With the end of the country’s transition in sight on August 20, the country should now find itself on the precipice of democracy. Instead, it is no nearer functional statehood than it was in 2004 when the Transitional Federal Government (TGF) was established under the leadership of Abdullahi Yusuf Ahmed. The current roadmap agreed on by parties in September last year has been hailed as the best chance thus far for the country to make progress towards conditions of stability.
The End of Transition roadmap provides deliverables against the benchmarks of security, a constitution, reconciliation, and good governance. The TFG has achieved little and has developed a reputation for corrupt and weak leadership. The TFG and Parliament are entangled in a web of factionalism and rivalry that prevents movement on important issues. This is squandering of the goodwill offered by the international community.
Many of the achievements made to date, particularly in the realm of security, have resulted from the efforts of external actors. Given that the cut-off date for this process looms uncomfortably near, the same old question arises: will this process bear any fruit?
Unfortunately, this appears unlikely. Parliament has not been operational for a number of months owing to the removal and replacement of the speaker, Sharif Hassan Sheikh Adan.

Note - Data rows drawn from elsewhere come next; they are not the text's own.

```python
class _TSFFunction(torch.autograd.Function):
    @staticmethod
    def forward(ctx, model, aux, dims, feat, *params):
        B, F, n, grad_on = dims
        dims = (B, F, n)
        save = grad_on and any(ctx.needs_input_grad)
        ctx.model, ctx.dims, ctx.params = model, dims, params
        planes = tsf_planes.eligible(model, B * (1 + F * n), save)
        stream = key = None
        if planes and save and not tsf_planes.dropout_active(model):
            stream = torch.cuda.current_stream(feat.device).cuda_stream
            key = ("tsf", B, F, n, feat.dtype, model.training, model.require_attention, L.deterministic(),
                   tuple(ctx.needs_input_grad[3:]), stream, os.environ.get("MT_PLANES_STREAMK", "0"),
                   tuple(getattr(aux, nm) is None for nm in _AUX))

        def body(ins, plan):
            a = aux if plan is None else types.SimpleNamespace(err=aux.err, **{nm: ins["aux_" + nm] for nm in _AUX})
            if planes:
                logits, s_att, t_att, saved = tsf_planes.tsf_forward_planes(model, ins["feat"], a, params, B, F, n, save)
            elif tsf_planes.dropout_active(model):
                raise NotImplementedError("attn-dropout / ff-dropout > 0 in train mode runs on the plane path only (MT_TSF_PLANES=1, "
                                          "MT_GEMM_SPLIT=1, no MT_TSF_PRUNE_LAST / MT_WGRAD_DEFER, not under stream capture)")
            else:
                logits, s_att, t_att, saved = tsf_forward(model, ins["feat"], a, params, B, F, n, save)
            if saved is not None:
                saved.update(feat=ins["feat"], aux=a)
            return (logits, s_att, t_att), saved
        inputs = {"feat": feat, **{"aux_" + nm: getattr(aux, nm) for nm in _AUX}}
        logits, s_att, t_att = plans.forward(ctx, model, key, stream, params, inputs, body, clone_outputs=True,
                                             after_run=lambda np_: _publish_index_flag(aux.err))
        if model.require_attention:
            ctx.mark_non_differentiable(s_att, t_att)
            return logits, s_att, t_att
        return (logits,)

    @staticmethod
    def backward(ctx, dlogits, *unused):
        s = ctx.saved
        need_df, need_dp = ctx.needs_input_grad[3], ctx.needs_input_grad[4:]

        def body(g, keep_saved, plan):
            if s.get("planes"):
                dfeat, dparams = tsf_planes.tsf_backward_planes(ctx.model, s["feat"], s["aux"], ctx.params, ctx.dims, s, g, need_df,
                                                                need_dp, keep_saved=keep_saved, plan=plan)
            else:
                dfeat, dparams = tsf_backward(ctx.model, s["feat"], s["aux"], ctx.params, ctx.dims, s, g, need_df, need_dp)
            return (dfeat,), dparams
# ... 64 lines not shown
```

### mintime-multi-identity-size-invariant-timesformer-for-video-deepfake-detection_amd/tsf_planes.py

```python
import os

import torch

from . import arch
from . import lib as L
from . import plans

LN_FOLD = os.environ.get("MT_LN_FOLD", "1") != "0"

_SEL = (2, 3, 7, 8, 12, 14)


def eligible(model, M, save):
    if os.environ.get("MT_TSF_PLANES", "1") == "0" or not L.gemm_split_enabled():
        return False
    if os.environ.get("MT_TSF_PRUNE_LAST", "0") != "0" or os.environ.get("MT_WGRAD_DEFER", "0") != "0":
        return False
    if torch.cuda.is_current_stream_capturing() and save:
        return False
    D, inner = model.dim, model.heads * model.dim_head
    return (M >= 512 or dropout_active(model)) and D % 16 == 0 and inner % 16 == 0 and model.dim_head == 64
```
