struct SortPlan {
  uint32_t fb;
  uint32_t C;
  uint32_t NC;
  uint32_t range;
  uint32_t G;
};
static bool make_sort_plan(size_t n, const MsmPlan& pl, int sm_count, SortPlan* sp) {
  const size_t G = (size_t)pl.Wr * pl.B;
  uint32_t kb = 0;
  while (((size_t)1 << kb) < G) ++kb;
  if (pl.W > kSortMaxW || kb < 12 || n < ((size_t)1 << 16)) return false;
  uint32_t cb = kb > 19 ? 10 : 9;
  if (kb - cb > 11) return false;
  sp->fb = kb - cb;
  sp->C = (uint32_t)((G + ((size_t)1 << sp->fb) - 1) >> sp->fb);
  sp->G = (uint32_t)G;
  uint32_t nc = (uint32_t)sm_count;
  size_t tiles = (n + kSortTile - 1) / kSortTile;
  if (nc > tiles) nc = (uint32_t)tiles;
  size_t per = ((tiles + nc - 1) / nc) * kSortTile;
  sp->NC = (uint32_t)((n + per - 1) / per);
  sp->range = (uint32_t)per;
  return true;
}

B2_D void recode_scalar(const uint32_t s[8], const MsmPlan& pl, uint32_t (&code)[kSortMaxW]) {
  uint32_t carry = 0;
#pragma unroll
  for (uint32_t w = 0; w < kSortMaxW; ++w) {
    code[w] = kNoDigit;
    if (w < pl.W) {
      uint32_t coef = window_bits(s, w, pl.c) + carry;
      carry = 0;
      uint32_t neg = 0, mag = coef;
      if (w + 1 < pl.W && coef >= pl.B) { carry = 1; neg = 0x80000000u; mag = (1u << pl.c) - coef; }
      code[w] = mag ? ((mag - 1) | neg) : kNoDigit;
    }
  }
}

__global__ void __launch_bounds__(kHistTile) msm_sort_count(const void* scalars, size_t n, uint32_t flags, MsmPlan pl, SortPlan sp, uint32_t* cnt) {
  __shared__ __align__(128) uint4 tile[2][kHistTile * 2];
  __shared__ uint64_t bar[2];
  __shared__ uint32_t sh[kSortMaxBins];
  const uint32_t r = blockIdx.x / kSortCountSub, sub = blockIdx.x % kSortCountSub;
  for (uint32_t b = threadIdx.x; b < sp.C; b += kHistTile) sh[b] = 0;
  const size_t lo = (size_t)r * sp.range, hi = lo + sp.range < n ? lo + sp.range : n;
  const size_t tiles_all = lo < hi ? (hi - lo + kHistTile - 1) / kHistTile : 0;
  const size_t per = (tiles_all + kSortCountSub - 1) / kSortCountSub;
  const size_t t0 = sub * per, t1 = t0 + per < tiles_all ? t0 + per : tiles_all;
  if (threadIdx.x == 0) { tma::barrier_init(&bar[0], 1); tma::barrier_init(&bar[1], 1); tma::barrier_init_fence(); }
  __syncthreads();
  auto issue = [&](size_t tl, uint32_t buf) {
    size_t first = lo + tl * kHistTile;
    uint32_t bytes = (uint32_t)((hi - first < kHistTile ? hi - first : kHistTile) * 32);
    tma::barrier_expect(&bar[buf], bytes);
    tma::bulk_load(tile[buf], reinterpret_cast<const uint8_t*>(scalars) + first * 32, bytes, &bar[buf]);
  };
  if (threadIdx.x == 0 && t0 < t1) issue(t0, 0);
  uint32_t it = 0;
  for (size_t tl = t0; tl < t1; ++tl, ++it) {
    const uint32_t buf = it & 1;
    if (threadIdx.x == 0 && tl + 1 < t1) issue(tl + 1, buf ^ 1);
    tma::barrier_wait(&bar[buf], (it >> 1) & 1);
    const size_t i = lo + tl * kHistTile + threadIdx.x;
    if (i < hi) {
      uint32_t s[8], code[kSortMaxW];
      decode_scalar(tile[buf][2 * threadIdx.x], tile[buf][2 * threadIdx.x + 1], flags, s);
      recode_scalar(s, pl, code);
#pragma unroll
      for (uint32_t w = 0; w < kSortMaxW; ++w)
        if (code[w] != kNoDigit) {
          const uint32_t g = (pl.merged ? 0u : w * pl.B) + (code[w] & 0x7fffffffu);
          atomicAdd(&sh[g >> sp.fb], 1u);
        }
    }
    __syncthreads();
  }
  __syncthreads();
  for (uint32_t b = threadIdx.x; b < sp.C; b += kHistTile) if (sh[b]) atomicAdd(&cnt[(size_t)b * sp.NC + r], sh[b]);
}

struct SortCoarseSmem {
  uint2 ent[kSortTile * kSortMaxW];
  uint32_t dst[kSortTile * kSortMaxW];
  uint32_t run_base[kSortMaxBins], tile_cnt[kSortMaxBins], tile_start[kSortMaxBins];
  uint32_t warp_tot[kSortTile / 32];
  uint32_t total;
};
__global__ void __launch_bounds__(kSortTile, 1) msm_sort_coarse(const void* __restrict__ scalars, size_t n, uint32_t flags, MsmPlan pl, SortPlan sp, const uint32_t* __restrict__ base,
                                                               uint2* __restrict__ ent1) {
  extern __shared__ __align__(16) uint8_t smem_raw[];
  SortCoarseSmem& sm = *reinterpret_cast<SortCoarseSmem*>(smem_raw);
  const uint32_t r = blockIdx.x, tid = threadIdx.x;
  const size_t lo = (size_t)r * sp.range, hi = lo + sp.range < n ? lo + sp.range : n;
  const uint32_t fmask = (1u << sp.fb) - 1u;
  for (uint32_t b = tid; b < sp.C; b += kSortTile) { sm.run_base[b] = __ldg(base + (size_t)b * sp.NC + r); sm.tile_cnt[b] = 0; }
  __syncthreads();
  const uint4* sc = reinterpret_cast<const uint4*>(scalars);
  for (size_t t0 = lo; t0 < hi; t0 += kSortTile) {
    const size_t i = t0 + tid;
    uint32_t code[kSortMaxW], rank[kSortMaxW];
    const bool live = i < hi;
#pragma unroll
    for (uint32_t w = 0; w < kSortMaxW; ++w) { code[w] = kNoDigit; rank[w] = 0; }
    if (live) {
      uint32_t s[8];
      decode_scalar(__ldg(sc + 2 * i), __ldg(sc + 2 * i + 1), flags, s);
      recode_scalar(s, pl, code);
#pragma unroll
      for (uint32_t w = 0; w < kSortMaxW; ++w)
        if (code[w] != kNoDigit) {
          const uint32_t g = (pl.merged ? 0u : w * pl.B) + (code[w] & 0x7fffffffu);
          rank[w] = atomicAdd(&sm.tile_cnt[g >> sp.fb], 1u);
        }
    }
    __syncthreads();
    {
      const uint32_t v = tid < sp.C ? sm.tile_cnt[tid] : 0;
      uint32_t incl = v;
#pragma unroll
      for (int o = 1; o < 32; o <<= 1) { uint32_t t = __shfl_up_sync(0xffffffffu, incl, o); if ((tid & 31) >= (unsigned)o) incl += t; }
      if ((tid & 31) == 31) sm.warp_tot[tid >> 5] = incl;
      __syncthreads();
      uint32_t wb = 0;
      for (uint32_t k = 0; k < (tid >> 5); ++k) wb += sm.warp_tot[k];
      if (tid < sp.C) sm.tile_start[tid] = wb + incl - v;
      if (tid == kSortTile - 1) sm.total = wb + incl;
    }
    __syncthreads();
    if (live) {
#pragma unroll
      for (uint32_t w = 0; w < kSortMaxW; ++w)
        if (code[w] != kNoDigit) {
          const uint32_t g = (pl.merged ? 0u : w * pl.B) + (code[w] & 0x7fffffffu);
          const uint32_t b = g >> sp.fb, pos = sm.tile_start[b] + rank[w];
          sm.ent[pos] = make_uint2((uint32_t)(i + (pl.merged ? (size_t)w * pl.table_stride : 0)) | (code[w] & 0x80000000u), g & fmask);
          sm.dst[pos] = sm.run_base[b] + rank[w];
        }
    }
    __syncthreads();
    const uint32_t total = sm.total;
    for (uint32_t t = tid; t < total; t += kSortTile) ent1[sm.dst[t]] = sm.ent[t];
    __syncthreads();
    if (tid < sp.C) { sm.run_base[tid] += sm.tile_cnt[tid]; sm.tile_cnt[tid] = 0; }
    __syncthreads();
  }
}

This has resulted in a stalemate which has reinforced the lack of legitimacy of Parliament and the TFG. Notwithstanding criticisms on the draft constitution, it remains unclear how the TFG intends to go about the most difficult job on the to-do list: electing a new government and parliament.
The ideal choice for the TFG would be an election that would grant the process the legitimacy it so sorely needs, and provide it an opportunity to increase local ownership. Nonetheless, pulling off a general election would be a feat, given the very real security concerns.
Notable gains have been made by Amisom forces against Al-Shabaab, and levels of piracy have decreased due to the presence of international naval forces in the Gulf of Aden.
But serious threats to security still remain. Kenya’s role will be crucial, as Nairobi will adamantly continue in its bid to take Kismayu, as a strategy to cut Al-Shabaab off from their base. If this happens, Al-Shabaab will likely refocus their energies on the use of guerrilla tactics, thereby remaining present as a threat to the country and regional stability. Moreover, a number of other challenging issues that have the potential to stoke the flames of tensions remain.
Firstly, political structures in Somalia are formed by a small group of people, known for their lack of political will and whose interests are divested from the success of the political process.
Secondly, territorial dynamics do not consolidate the transition either. Puntland and Somaliland will have to be engaged in an inclusive manner, particularly as Puntland will only return to its role as a sub-state within a federal system once a legitimate government is formed.
Somaliland, on the other hand, still fancies itself an independent state, having declared unilateral independence in the early 1990s and having managed to uphold relative peace under a democratic dispensation since.
Nonetheless, it remains unrecognised by any member of the international community. The current transition process looks to be on no stronger a footing than those that have preceded it.
Going forward, Somalia will need to couple the efforts from its regional neighbours and the support of the international community with a genuine will to get things done. In so doing, it must engage all the stakeholders involved such that a legitimate process of transition can take place. This will need to happen alongside a programme of stabilising the country. Until then, it seems that Somalia will continue to be going nowhere slowly.